Le préfet peut faire appel, mais cet appel est en principe non suspensif. Autrement dit, la décision d’annulation continue de produire ses effets et l’administration doit exécuter le jugement. Vous conservez donc votre droit à une APS tant que la Cour n’a pas suspendu l’exécution, hypothèse rare et encadrée.

En pratique, l’argument de « l’appel en cours » ne justifie pas un refus d’APS. S’il vous est opposé, documentez le refus (écrit, nom de l’agent, date) et enclenchez sans délai la saisine du juge de l’exécution.

Bonnes pratiques côté employeur et RH

Dirigeants et responsables RH sont souvent en première ligne. L’APS sécurise la relation de travail et la DSN, mais quelques réflexes évitent les ruptures opérationnelles. Premièrement, anticipez : sitôt le jugement notifié, planifiez avec le salarié la demande d’APS et, si besoin, adaptez provisoirement les missions impliquant des déplacements internationaux.

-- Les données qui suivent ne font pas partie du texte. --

# ccuchengwei/LongReadSelfCorrect

Measured on NVIDIA B200. Metric: corrected Mbp/s (seed + FM-extend + DP/MSA fallback, default options), higher is better.
Workload: dtype int64+f64

## Files before the change

### longreadselfcorrect_b200/csrc/pbsc_dp.cu

```cuda
#include <cub/cub.cuh>
#include <stdio.h>
#include <stdlib.h>
#include <string.h>
#include <algorithm>
#include <vector>
#include <type_traits>
#include "pbsc_batch.cuh"
#include "pbsc_task.cuh"
#include <chrono>
#include "pbsc_dp.cuh"
#include "pbsc_dp_thread.cuh"
#include "pbsc_dp_msa.cuh"

namespace pbsc {

constexpr int DP_HALF = 100;
constexpr int DP_BW = 2 * DP_HALF + 1;
constexpr int DP_CPL = 7;
constexpr int DP_NEG = -(1 << 28);
constexpr int DP_WARPS = 8;

struct __align__(16) DpJob
{
    uint64_t lo[4];
// ... 201 lines not shown
    }
    int bestRowVal = 0, bestRowI = 0, bestColVal = 0, bestColJ = 0;
    bool anyRow = false, anyCol = false;
    #pragma unroll 1
    for (int i = 1; i <= qlen; i++)
    {
        const int jb = origin + i;
        const int first = max(jb, 1);
        const int last = min(jb + DP_BW, nRows) - 1;
        const bool skipCol = (last + 1 <= 0) || first >= nRows || first > last;
        const int rlo = skipCol ? (1 << 20) : first - jb, rhi = skipCol ? (1 << 20) : last - jb;
        const unsigned span = skipCol ? 0u : (unsigned)(rhi - rlo);
        const int rowNoLeft = (rhi != rlo) ? rhi : -1;
        const int c1 = (int)q[i - 1];
        const int pn0 = __shfl_down_sync(FULL, prev[0], 1);
        int a[DP_CPL], cur[DP_CPL];
        int run = DP_NEG;
        #pragma unroll
        for (int t = 0; t < DP_CPL; t++)
        {
            const int r = rbase + t;
            const bool comp = (unsigned)(r - rlo) <= span;
            const int sub = sw[t] == c1 ? 1 : -8;
            const int pl = (t < DP_CPL - 1) ? prev[t + 1] : pn0;
            const int left1 = (r != rowNoLeft) ? pl - 1 : DP_NEG;
            const int v0 = __viaddmax_s32(prev[t], sub, left1);
            run = comp ? __viaddmax_s32(v0, r, run) : run;
            a[t] = run;
        }
        int incl = run;
        #pragma unroll
        for (int off = 1; off < 32; off <<= 1)
        {
            const int o = __shfl_up_sync(FULL, incl, off);
            if (lane >= off) incl = max(incl, o);
        }
        int excl = __shfl_up_sync(FULL, incl, 1);
        if (lane == 0) excl = DP_NEG;
        #pragma unroll
        for (int t = 0; t < DP_CPL; t++)
        {
            const int r = rbase + t;
            const bool comp = (unsigned)(r - rlo) <= span;
            cur[t] = comp ? max(a[t], excl) - r : idle[t];
        }
        int upPrev = __shfl_up_sync(FULL, cur[DP_CPL - 1], 1);
        if (lane == 0) upPrev = DP_NEG;
        uint32_t w = 0;
        #pragma unroll
        for (int t = 0; t < DP_CPL; t++)
        {
            const int r = rbase + t;
            const bool comp = (unsigned)(r - rlo) <= span;
            const int diag = prev[t] + (sw[t] == c1 ? 1 : -8);
            const int pl = (t < DP_CPL - 1) ? prev[t + 1] : pn0;
            const int upv = t > 0 ? cur[t - 1] : upPrev;
            uint32_t f = (cur[t] == diag) ? 1u : 0u;
            f |= (cur[t] == upv - 1) ? 2u : 0u;
            f |= (cur[t] == pl - 1) ? 4u : 0u;
            w |= (comp ? f : 0u) << (3 * t);
        }
        flags[(size_t)i * 32 + lane] = w;
        if (!skipCol && last == nRows - 1)
        {
            const int vv = __shfl_sync(FULL, incl, 31) - rhi;
            if (!anyRow || vv > bestRowVal) { bestRowVal = vv; bestRowI = i; anyRow = true; }
        }
        if (i == qlen && !skipCol)
        {
            int lv = DP_NEG, lr = 0x7fffffff;
            #pragma unroll
            for (int t = 0; t < DP_CPL; t++)
            {
                const int r = rbase + t;
                const bool comp = (unsigned)(r - rlo) <= span;
                if (comp && cur[t] > lv) { lv = cur[t]; lr = r; }
            }
            #pragma unroll
            for (int off = 16; off > 0; off >>= 1)
            {
                const int ov = __shfl_xor_sync(FULL, lv, off), orr = __shfl_xor_sync(FULL, lr, off);
                if (ov > lv || (ov == lv && orr < lr)) { lv = ov; lr = orr; }
            }
            if (lr != 0x7fffffff) { anyCol = true; bestColVal = lv; bestColJ = jb + lr; }
        }
        const int nx = __shfl_down_sync(FULL, sw[0], 1);
        #pragma unroll
        for (int t = 0; t < DP_CPL; t++) { prev[t] = cur[t]; if (t < DP_CPL - 1) sw[t] = sw[t + 1]; }
        if (lane == 31)
        {
            const int j = jb + 1 + rbase + (DP_CPL - 1);
            sw[DP_CPL - 1] = (j >= 1 && j <= mlen) ? (int)s2[j - 1] : -1;
        }
        else sw[DP_CPL - 1] = nx;
    }
    if (anyCol && (!anyRow || bestColVal > bestRowVal)) { bi = qlen; bj = bestColJ; }
    else { bi = anyRow ? bestRowI : 0; bj = nRows - 1; }
    if (!(anyRow || anyCol) || bi <= 0 || bj <= 0) bi = 0;
}
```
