## Restructure merge pivoted Cholesky to overlap rsqrt and fold T build into steps

Splits the rsqrt into a seed and a refinement so the seed for the next pivot step is issued before the rank-one update, overlapping its latency. Pivot rows are now fetched by register broadcast and a binary select tree instead of P shuffles per step. The T accumulation and the LDS stores of L and T move inside each elimination step, with non-owning lanes writing to a dead scratch area so the stores need no branch. The later W build reads L and u from register broadcasts instead of LDS. This adds code complexity and some redundant writes to scratch LDS.

```diff
diff --git a/carma_pack_amd/csrc/carma_pipew.h b/carma_pack_amd/csrc/carma_pipew.h
--- a/carma_pack_amd/csrc/carma_pipew.h
+++ b/carma_pack_amd/csrc/carma_pipew.h
@@ -10,8 +10,10 @@
 
 #if defined(CARMA_STAMPS)
 #define PIPEW_MARK(i) do { if (mk) { __builtin_amdgcn_sched_barrier(0); mk[i] = clock64(); __builtin_amdgcn_sched_barrier(0); } } while (0)
+#define PIPEW_COUNT(i, n) do { if (mk) mk[i] = mk[0] + (n); } while (0)
 #else
 #define PIPEW_MARK(i) do { } while (0)
+#define PIPEW_COUNT(i, n) do { } while (0)
 #endif
 
 template <int P>
@@ -390,16 +392,24 @@
     if (!TS) __syncthreads();
 }
 
-CARMA_DEV double rsqrt_pos(double d)
+CARMA_DEV double rsqrt_seed(double d)
 {
 #ifdef __HIPCC__
-    const double y0 = __builtin_amdgcn_rsq(d);
+    return __builtin_amdgcn_rsq(d);
+#else
+    return 1.0 / sqrt(d);
+#endif
+}
+CARMA_DEV double rsqrt_finish(double d, double y0)
+{
+#ifdef __HIPCC__
     const double e = fma(-d * y0, y0, 1.0);
     return fma(y0, fma(0.375 * e, e, 0.5 * e), y0);
 #else
-    return 1.0 / sqrt(d);
-#endif
-}
+    return y0;
+#endif
+}
+CARMA_DEV double rsqrt_pos(double d) { return rsqrt_finish(d, rsqrt_seed(d)); }
 CARMA_DEV void merge_lds_sync()
 {
 #ifdef __HIPCC__
@@ -407,6 +417,23 @@
     __builtin_amdgcn_wave_barrier();
     __builtin_amdgcn_fence(__ATOMIC_ACQUIRE, "wavefront");
 #endif
+}
+template <int P>
+CARMA_DEV double merge_pick(const double (&v)[P], int idx)
+{
+    double t[P];
+#pragma unroll
+    for (int i = 0; i < P; i++) t[i] = v[i];
+#pragma unroll
+    for (int s = 1; s < P; s <<= 1) {
+        const bool up = (idx & s) != 0;
+#pragma unroll
+        for (int i = 0; i + s < P; i += 2 * s) {
+            const double lo = t[i], hi = t[i + s];
+            t[i] = up ? hi : lo;
+        }
+    }
+    return t[0];
 }
 template <int P>
 __device__ __forceinline__ void pipew_merge(int lane, const double (&kf)[P], double nu, double2* __restrict__ ring, LogLikAcc& acc,
@@ -451,87 +478,105 @@
     aj = ldexp(aj, sj);
     nu = ldexp(nu, -sj);
     PIPEW_MARK(8);
-    double Lr[P];
+    double Lr[P], tz = 0.0;
+#pragma unroll
+    for (int k = 0; k < P; k++) tz = fma(kfs[k], 0.0, tz);
 #pragma unroll
     for (int i = 0; i < P; i++) Lr[i] = 0.0;
+    double dba = 0.0;
+#pragma unroll
+    for (int k = 0; k < P; k++) dba = fma(kfs[k], av[k], dba);
+    const double uj = -nu - dba;
+    constexpr int NJUNK = (P + 1) * ST - (P - 1);
+    static_assert(Geo::MRG_X == 0 && Geo::MRG_COL == P * ST && Geo::MRG_L == (P + 1) * ST && NJUNK >= 1, "the dead area in front of L");
+    const bool keeps = bwd && virt;
+    double* const lb = keeps ? mrg + Geo::MRG_L + j * ST : mrg + Geo::MRG_X + (lane & 31) % NJUNK;
+    double* const tb = keeps ? mrg + Geo::MRG_T + j * ST : lb;
     bool done = !virt;
     bool exhausted = false;
-    static_for<0, P>([&](auto mc) __attribute__((always_inline)) {
-        constexpr int m = decltype(mc)::value;
-        if (exhausted) return;
+    [[maybe_unused]] int nsteps = 0;
+    unsigned key = 0u;
+    double r_own = 0.0;
+    auto offer = [&](double y0) __attribute__((always_inline)) {
         const bool cand = !done && dg > 4e-15;
-        unsigned key = cand ? (((unsigned)__double2hiint(dg) & ~0xFu) | (unsigned)(15 - l)) : 0u;
-        const double r_own = cand ? rsqrt_pos(dg) : 0.0;
+        key = cand ? (((unsigned)__double2hiint(dg) & ~0xFu) | (unsigned)(15 - l)) : 0u;
 #ifdef __HIPCC__
         key = max(key, (unsigned)__builtin_amdgcn_update_dpp(0, (int)key, DPP_QUAD_XOR1, 0xf, 0xf, true));
         key = max(key, (unsigned)__builtin_amdgcn_update_dpp(0, (int)key, DPP_QUAD_XOR2, 0xf, 0xf, true));
         key = max(key, (unsigned)__builtin_amdgcn_update_dpp(0, (int)key, DPP_ROW_HALF_MIRROR, 0xf, 0xf, true));
         key = max(key, (unsigned)__builtin_amdgcn_update_dpp(0, (int)key, DPP_ROW_MIRROR, 0xf, 0xf, true));
 #endif
+        const double r_all = rsqrt_finish(dg, y0);
+        r_own = cand ? r_all : 0.0;
+    };
+    offer(rsqrt_seed(dg));
+    static_for<0, P>([&](auto mc) __attribute__((always_inline)) {
+        constexpr int m = decltype(mc)::value;
+        if (exhausted) return;
         const bool any = key != 0u;
         if (__builtin_amdgcn_ballot_w64(any) == 0ull) {
             exhausted = true;
+            if (keeps) {
+#pragma unroll
+                for (int r = m; r < P; r++) {
+                    lb[r] = 0.0;
+                    tb[r] = tz;
+                }
+            }
             return;
         }
+        nsteps++;
         const int pl = 15 - (int)(key & 15u);
         const bool isp = any && l == pl;
-        const int src = (lane & ~15) + pl;
-        double cb[P];
-#pragma unroll
-        for (int i = 0; i < P; i++) cb[i] = __shfl(S[i] * r_own, src, 64);
-        const double r_piv = __shfl(r_own, src, 64);
         const int pc = pl - ND;
-        double sp = 0.0;
-#pragma unroll
-        for (int i = 0; i < P; i++) sp = pc == i ? S[i] : sp;
-        const double lj = (any && !done) ? sp * r_piv : 0.0;
+        const double lraw = merge_pick<P>(S, pc) * __shfl(r_own, (lane & ~15) + pl, 64);
+        const bool live = any & !done;
+        const double lj = live ? lraw : 0.0;
         Lr[m] = lj;
-#pragma unroll
-        for (int i = 0; i < P; i++) S[i] = fma(-cb[i], lj, S[i]);
         dg = fma(-lj, lj, dg);
         done = done || isp;
+        [[maybe_unused]] double y0 = 0.0;
+        if constexpr (m + 1 < P) y0 = rsqrt_seed(dg);
+        double lc[P], tm = 0.0;
+        static_for<0, P>([&](auto ic) __attribute__((always_inline)) {
+            constexpr int i = decltype(ic)::value;
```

Deuxièmement, vérifiez la mention autorisation de travail sur l’APS. En cas d’omission, sollicitez une rectification écrite ou un récépissé valant autorisation de travail. Troisièmement, tenez à jour le dossier d’habilitation (copie APS, passeport, échéancier de renouvellement) et contactez votre SIRH/paie pour éviter des blocages sur la production des bulletins.

Erreurs fréquentes à éviter

Premier piège : accepter un document provisoire sans mention du droit au travail alors que vous exécutez un jugement. Insistez, document à l’appui, sur le contexte d’exécution et l’objectif d’éviter toute précarisation. Deuxième écueil : ne pas formaliser vos démarches. Sans trace écrite, il est plus difficile d’obtenir l’intervention du juge des référés.

Troisième cas classique : confondre APS et récépissé. Les deux couvrent l’attente, mais l’APS délivrée dans ce contexte doit, en pratique, autoriser l’emploi. Quatrième point : voyager sans vérifier la mention de droit au retour. À défaut, différez tout départ hors Schengen.

Structurer la suite : réexamen solide et stratégie de régularisation

L’APS n’est pas la fin de l’histoire. Elle est le temps nécessaire pour muscler le dossier de fond, conformément aux motifs du juge. Travaillez les éléments probants (vie privée et familiale, stabilité professionnelle, insertion, promesses d’embauche, diplômes, preuves d’ancienneté de séjour). Chaque pièce aligne votre situation avec les exigences du réexamen.

Si votre projet professionnel est central, étudiez les voies complémentaires de sécurisation du droit au travail. À titre d’éclairage pratique, voir notre guide sur la régularisation par le statut auto-entrepreneur et notre analyse dédiée à l’obtention d’un Kbis pour un ressortissant algérien. Ces angles ne remplacent pas l’APS, mais contribuent à une stratégie globale, documentée et crédible.

Passer à l’action : obtenir votre APS sans délai

Agissez dans les 48 heures suivant la notification du jugement : envoyez votre demande d’APS « en exécution du jugement » au service compétent, exigez un rendez-vous daté et préparez un dossier complet. À J+10, relancez. À J+30 sans réponse, enclenchez le référé mesures utiles pour forcer l’exécution. Ce tempo protège votre séjour, votre emploi et votre trésorerie.

Une APS bien rédigée — avec autorisation de travail et, si besoin, mention de droit au retour — est le pont concret entre la victoire judiciaire et la décision de régularisation. Ne laissez pas l’inertie administrative effacer votre succès : formalisez, suivez, escaladez au juge si nécessaire. C’est ainsi que l’on transforme un jugement favorable en sécurité juridique au quotidien.